Use of lambda for cons/car/cdr definition in SICP

Question

I was just beginning to feel I had a vague understanding of the use of lambda in racket and scheme when I came across the following 'alternate' definitions for cons and car in SICP

(define (cons x y)
   (lambda (m) (m x y)))

(define (car z)
  (z (lambda (p q) p)))

(define (cdr z)
  (z (lambda (p q) q)))

For the life of me I just cannot parse them.

Can anybody explain how to parse or expand these in a way that makes sense for total neophytes?

Answer 1

This should be easy to understand with the combinatory notation (implicitly translated to Scheme as currying functions, f x y = z ==> (define f (λ (x) (λ (y) z)))):

cons x y m = m x y
car z = z _K          ; _K p q = p
cdr z = z (_K _I)     ; _I x = x     _K _I p q = _I q = q

so we get

car (cons x y) = cons x y  _K     = _K  x y   =  x
cdr (cons x y) = cons x y (_K _I) = _K _I x y = _I y = y

so the definitions do what we expect. Easy.

In English, the cons x y value is a function that says "if you'll give me a function of two arguments I'll call it with the two arguments I hold. Let it decide what to do with them, then!".

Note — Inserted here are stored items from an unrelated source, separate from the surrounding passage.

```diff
@@ -1899,6 +2080,36 @@
     return (p.Cb >= 512 && p.Cb % 256 == 0 && p.Mf >= 256) ? 2 : 1;
 }
 
+constexpr int TN16XP_CUS = 256;
+static int tn16x_phased_bn(const TN16Params& p, int mode, int tm, int sk) {
+    if (mode != GATHER_CONV || tn16x_nbi(p) != 1) return 0;
+    int bn = 0;
+    for (int c = 192; c <= 256 && bn == 0; c += 64) {
+        const int64_t blocks = (int64_t)tm * (p.Cb / c) * sk;
+        const int64_t last = (blocks + TN16XP_CUS - 1) / TN16XP_CUS * TN16XP_CUS - blocks;
+        if (p.Cb % c == 0 && last * 2 <= TN16XP_CUS) bn = c;
+    }
+    if (const char* e = getenv("BG_TN16X_PHASED")) {
+        if (atoi(e) == 0) return 0;
+        if (bn == 0) bn = (p.Cb > 192 && p.Cb % 256 == 0) ? 256 : 192;
+    }
+    if (bn == 0) return 0;
+    if (const char* e = getenv("BG_TN16X_PHASED_BN")) {
+        const int v = atoi(e);
+        if (v == 192 || v == 256) bn = v;
+    }
+    return bn;
+}
+
+template <int BN, int NKB>
+static int launch_tn16x_phased(const TN16Params& p, dim3 grid, hipStream_t s) {
+    constexpr int lds = tn16xp_lds_bytes(NKB);
+    if (!lds_opt_in(reinterpret_cast<const void*>(&tn16x_phased_kernel<GATHER_CONV, BN, NKB>), lds)) return BG_ERR_LAUNCH;
+    prof_kernel("tn16x_phased_kernel<%d, %d, %d>", (int)GATHER_CONV, BN, NKB);
+    hipLaunchKernelGGL((tn16x_phased_kernel<GATHER_CONV, BN, NKB>), grid, dim3(512), lds, s, p);
+    return BG_OK;
+}
+
 static bool plan_tn16x(const TN16Params& p, int* sk_out, int* rps_out) {
     static const int use_wide = getenv("BG_TN16_WIDE") ? atoi(getenv("BG_TN16_WIDE")) : 1;
     if (!use_wide || p.Mf <= 128 || p.M < 8 * TN16_BK) return false;
@@ -1966,6 +2177,22 @@
             p.tiles_m = tm;
             p.tiles_n = tn;
             static const int bk = getenv("BG_TN16X_BK") ? atoi(getenv("BG_TN16X_BK")) : 32;
+            if (const int pbn = tn16x_phased_bn(p, mode, tm, sk)) {
+                const char* ring = getenv("BG_TN16X_PHASED_RING");
+                const int nkb = ring ? atoi(ring) : 6;
+                p.tiles_n = (p.Cb + pbn - 1) / pbn;
+                dim3 gridp(tm * p.tiles_n * sk, 1, 1);
+                int rc;
+                if (pbn == 256) rc = nkb == 8 ? launch_tn16x_phased<256, 8>(p, gridp, s) : launch_tn16x_phased<256, 6>(p, gridp, s);
+                else rc = nkb == 8 ? launch_tn16x_phased<192, 8>(p, gridp, s) : launch_tn16x_phased<192, 6>(p, gridp, s);
+                if (rc) return rc;
+                BG_LAUNCH_CHECK();
+                if (sk > 1) {
+                    launch_slab_reduce(reinterpret_cast<const float*>(ws), final_out, total, sk, total, s);
+                    BG_LAUNCH_CHECK();
+                }
+                return BG_OK;
+            }
             if (nbi == 2) {
                 constexpr int ldsw = 3 * 4 * 32 * 256;
                 const void* fw = mode == GATHER_CONV ? reinterpret_cast<const void*>(&tn16x_kernel<GATHER_CONV, 32, 2>)
```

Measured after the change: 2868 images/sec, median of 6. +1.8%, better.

In other words, it expects a "continuation" function, and calls it with the two arguments used in its (the "pair") creation.

Answer 2

This is an interesting way to represent data: as functions. Notice that this definition of cons returns a lambda which closes over the parameters x and y, capturing their values inside. Also notice that the returned lambda receives a function m as a parameter:

;creates a closure that "remembers' 2 values
(define (cons x y)    (lambda (m) (m x y)))
;recieves a cons holding 2 values, returning the 0th value
(define (car z)       (z (lambda (p q) p)))
;recieves a cons holding 2 values, returning the 1st value
(define (cdr z)       (z (lambda (p q) q)))

In the above code z is a closure, the same that was created by cons, and in the body of the procedure we're passing it another lambda as parameter, remember m? it's just that! the function that it was expecting.

Understanding the above, it's easy to see how car and cdr work; let's dissect how car, cdr is evaluated by the interpreter one step at a time:

; lets say we started with a closure `cons`, passed in to `car`
(car (cons 1 2))

; the definition of `cons` is substituted in to `(cons 1 2)` resulting in:
(car (lambda (m) (m 1 2)))

; substitute `car` with its definition
((lambda (m) (m 1 2)) (lambda (p q) p))

; replace `m` with the passed parameter
((lambda (p q) p) 1 2)

; bind 1 to `p` and 2 to `q`, return p
1

To summarize: cons creates a closure that "remembers' two values, car receives that closure and passes it along a function that acts as a selector for the zeroth value, and cdr acts as a selector for the 1st value. The key point to understand here is that lambda acts as a closure. How cool is this? we only need functions to store and retrieve arbitrary data!

Nested Compositions of car & cdr are defined up to 4 deep in most LISPs. example:

(define caddr (lambda (x) (car (cdr (cdr x)))))

Answer 3

In my view, the definitive trick is reading the definitions from the end to the beginning, because in all three of them the free variables are always those that can be found in the lambda within the body (m, p and q). Here is an attempt to translate the code to English, from the end (bottom-right) to the beginning (top-left):

(define (cons x y)
    (lambda (m) (m x y))

Whatever m is, and we suspect it is a function because it appears right next to a (, it must be applied over both x and y: this is the definition of consing x and y.

(define (car z)
    (z (lambda (p q) q)))

Whatever p and q are, when something called z is applied, and z is something that accepts functions as its input, then the first one of p and q is selected: this is the definition of car.

For an example of "something that accepts functions as its input", we just need to look back to the definition of cons. So, this means car accepts cons as its input.

(car (cons 1 2)) ; looks indeed familiar and reassuring
(car (cons 1 (cons 2 '()))) ; is equivalent
(car '(1 2)) ; is also equivalent
(car z)
; if the previous two are equivalent, then z := '(1 2)

The last line means: a list is "something that accepts a function as its input".

Don't let your head spin at that moment! The list will only accept functions that can work on list elements, anyway. And this is the case precisely because we have re-defined cons the way that we have.

I think the main point from this exercise is "computation is bringing operations and data together, and it doesn't matter in which order you bring them together".